UCB and Biogen Announce Positive Topline Results From Phase 3 Study of Dapirolizumab Pegol in Systemic Lupus Erythematosus and are Initiating Second Phase 3 Study in 2024
- Phase 3 PHOENYCS GO study met the primary endpoint demonstrating clinical improvement in moderate-to-severe systemic lupus erythematosus; Clinical improvements were observed among key secondary endpoints measuring disease activity and flares.
- UCB and Biogen are advancing dapirolizumab pegol with the objective to address the unmet medical need for people living with SLE, where there are limited treatment options. SLE is a chronic, debilitating autoimmune disease that affects multiple organ systems and disproportionately affects women.
UCB and Biogen Inc. today announced positive topline results from the Phase 3 PHOENYCS GO study evaluating dapirolizumab pegol, a novel Fc-free anti-CD40L drug candidate, in people living with moderate-to-severe systemic lupus erythematosus (SLE).
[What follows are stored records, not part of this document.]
+    const uintptr_t al = reinterpret_cast<uintptr_t>(x) | reinterpret_cast<uintptr_t>(cat) |
+                         reinterpret_cast<uintptr_t>(w1_img) | reinterpret_cast<uintptr_t>(w_img);
+    FGR_REQUIRE((al & 15) == 0, "fgr_res2net_block6: x %p / cat %p / images must be 16-B aligned",
+                (const void*)x, (const void*)cat);
+    if (n == 0) return FGR_OK;
+    hipStream_t st = as_stream(stream);
+    TimedCall timed_(st);
+    const char* rr = getenv("FGR_R2N_ROWS");
+    int rows = 32;
+    if (!(rr && rr[0] == '3')) {
+        int64_t best = ceil_div(ceil_div(n, 32), 256) * 32;
+        for (int r : {48, 16}) {
+            const int64_t cost = ceil_div(ceil_div(n, r), 256) * r;
+            if (cost < best) { best = cost; rows = r; }
+        }
+    }
+#define FGR_B6_LAUNCH(R)                                                                        \
+    hipLaunchKernelGGL((res2net_block6_kernel<14, 8, R>), dim3((unsigned)ceil_div(n, R)),       \
+                       dim3(64 * 14), 0, st, x, n, scale, (const u32x4*)w1_img, w1_scale, b1,   \
+                       (const u32x4*)w_img, bias, cat, ld_cat)
+    if (rows == 48) FGR_B6_LAUNCH(48);
+    else if (rows == 16) FGR_B6_LAUNCH(16);
+    else FGR_B6_LAUNCH(32);
+#undef FGR_B6_LAUNCH
+    FGR_CHECK_LAUNCH("res2net_block6_kernel");
+    return FGR_OK;
+}
diff --git a/boosting-fine-grained-feature-fusion-in-3d-point-cloud-registration_amd/fgreg/_lib.py b/boosting-fine-grained-feature-fusion-in-3d-point-cloud-registration_amd/fgreg/_lib.py
--- a/boosting-fine-grained-feature-fusion-in-3d-point-cloud-registration_amd/fgreg/_lib.py
+++ b/boosting-fine-grained-feature-fusion-in-3d-point-cloud-registration_amd/fgreg/_lib.py
@@ -62,6 +62,9 @@
                            _i64, _i32, _i32, _i32, _i32, _f32, _vp, _i64, _vp],
     'fgr_res2net_chain6': [_vp, _i64, _i32, _i32, _vp, _vp, _vp, _i32, _vp, _i64, _vp],
     'fgr_res2net_chain_h3': [_vp, _i64, _i32, _i32, _vp, _vp, _vp, _vp, _i32, _vp, _i64, _vp],
+    'fgr_res2net_block_h3': [_vp, _i64, _i32, _i32, _i32, _vp, _vp, _vp, _vp, _vp, _vp, _vp, _i64,
+                             _vp],
+    'fgr_res2net_block6': [_vp, _i64, _i32, _i32, _i32, _vp, _vp, _vp, _vp, _vp, _vp, _i64, _vp],
     'fgr_split_weights_h3_bytes': [_i32, _i32, ctypes.POINTER(_sz)],
     'fgr_split_weights_h3_batch': [_vp, _i32, _i64, _vp],
     'fgr_split_weights_h3': [_vp, _i32, _i32, _i64, _i64, _vp, _vp],
diff --git a/boosting-fine-grained-feature-fusion-in-3d-point-cloud-registration_amd/fgreg/backbone.py b/boosting-fine-grained-feature-fusion-in-3d-point-cloud-registration_amd/fgreg/backbone.py
--- a/boosting-fine-grained-feature-fusion-in-3d-point-cloud-registration_amd/fgreg/backbone.py
+++ b/boosting-fine-grained-feature-fusion-in-3d-point-cloud-registration_amd/fgreg/backbone.py
@@ -11,6 +11,8 @@
 from . import linear as lin
 from . import ops
 from .linear import linear
+
+R2N_FUSED = True
 
 
 class PreprocessorHIP(nn.Module):
@@ -311,6 +313,9 @@
                         chain = (bst, ops.res2net_fragments3(wst), None)
                     elif ops.res2net_chain_supported(self.width, True):
                         chain = (bst,) + ops.res2net_fragments_h3(wst)
+                    if chain is not None and ops.res2net_block_supported(
+                            self.width, w1.shape[1], chain[2] is not None):
+                        chain = chain + ops.res2net_conv1_fragments(w1, self.scale)
             self._folded = (key, w1, b1, ws, w3d, b3d, chain)
             ops.note_state(w1, b1, w3d, b3d, *[t for wb in ws for t in wb],
                            *(chain if chain is not None else ()))
@@ -322,12 +327,17 @@
             y = bottle2neck_train(self, x)
             return y if shortcut is None else F.leaky_relu(y + shortcut, 0.1)
         w1, b1, ws, w3d, b3d, chain = self._folded_params()
-        out = linear(x, w1, b1, act=ops.ACT_RELU)
         w = self.width
         down = self.downsample is not None
         cat_in = torch.empty((x.shape[0], w * self.scale + (x.shape[1] if down else 0)),
                              dtype=x.dtype, device=x.device)
-        if chain is not None:
+        fused = R2N_FUSED and chain is not None and len(chain) == 5 and lin.MODE == 'f16x3'
+        if not fused:
+            out = linear(x, w1, b1, act=ops.ACT_RELU)
+        if fused:
+            ops.res2net_block(x, w, self.scale, chain[3], chain[4], b1, chain[1], chain[0],
+                              cat_in, w_scale=chain[2])
+        elif chain is not None:
             ops.res2net_chain(out, w, self.scale, chain[1], chain[0], x, cat_in, w_scale=chain[2])
         else:
             sp = None
diff --git a/boosting-fine-grained-feature-fusion-in-3d-point-cloud-registration_amd/fgreg/ops.py b/boosting-fine-grained-feature-fusion-in-3d-point-cloud-registration_amd/fgreg/ops.py
--- a/boosting-fine-grained-feature-fusion-in-3d-point-cloud-registration_amd/fgreg/ops.py
+++ b/boosting-fine-grained-feature-fusion-in-3d-point-cloud-registration_amd/fgreg/ops.py
@@ -547,6 +547,55 @@
         _lib.check(L.fgr_res2net_chain6(_ptr(h), n, w, scale, _ptr(w_frag), _ptr(bias), _ptr(x),
                                         cin, _ptr(cat), cat.stride(0), _stream()),
                    'fgr_res2net_chain6')
+    _end('res2net', t0, work)
+    return cat
+
+
+def res2net_conv1_fragments(w1: torch.Tensor, scale: int = 1):
+    rows, cin = w1.shape
+    w = rows // scale
+    assert rows == scale * w and cin % 32 == 0
+    kt = (w + 15) // 16
+    mx = w1.abs().amax(dim=1)
+    e = torch.where(mx > 0, 15 - torch.frexp(mx).exponent, torch.zeros_like(mx, dtype=torch.int32))
+    e = e.clamp(max=127)
+    sc = torch.ldexp(torch.ones_like(mx), e.float())
+    wp = torch.zeros((scale, kt * 16, cin), dtype=torch.float32, device=w1.device)
+    wp[:, :w] = (w1 * sc[:, None]).reshape(scale, w, cin)
+    hi = wp.to(torch.float16)
+    lo = (wp - hi.float()).to(torch.float16)
+    t = torch.stack([hi, lo], 0).reshape(2, scale * kt, 16, cin // 32, 4, 8)
+    img = t.permute(1, 3, 0, 4, 2, 5).contiguous()
+    return img, (1.0 / sc).contiguous()
+
+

Dapirolizumab pegol, in addition to standard-of-care (SOC) treatment, met the primary endpoint to demonstrate greater improvement of moderate-to-severe disease activity as assessed by achievement of British Isles Lupus Assessment Group (BILAG)-based Composite Lupus Assessment (BICLA) after 48 weeks versus placebo in addition to SOC. Clinical improvements were observed among key secondary endpoints measuring disease activity and flares.
The safety profile of dapirolizumab pegol was generally consistent with previous studies and with that expected in study participants with systemic lupus erythematosus receiving an immunomodulator.
Based on the outcome of the PHOENYCS GO study, UCB and Biogen are initiating a second Phase 3 trial of dapirolizumab pegol in 2024, PHOENYCS FLY. Participants from the PHOENYCS GO study will continue to be followed in a long-term open-label study.
PHOENYCS GO (n= 321) is a multicenter, randomized, double-blind, placebo-controlled, parallel-group study of dapirolizumab pegol as an add on therapy to standard of care compared to placebo with standard of care. The primary outcome measure was improvement of moderate-to-severe disease activity at Week 48 using BICLA, an established, composite primary efficacy endpoint for measurement of clinical disease activity based on patient medical history, clinical examination and laboratory tests.
About Systemic Lupus Erythematosus (SLE)
SLE, the systemic form of lupus, is a chronic, multifactorial autoimmune disease that can affect multiple organ systems with periods of illness or flares alternating with periods of inactivity.1SLE can present itself in several ways including rash, arthritis, anemia, thrombocytopenia, serositis, nephritis, seizures or psychosis.2 SLE is associated with a greater risk of death from causes such as infection and cardiovascular disease.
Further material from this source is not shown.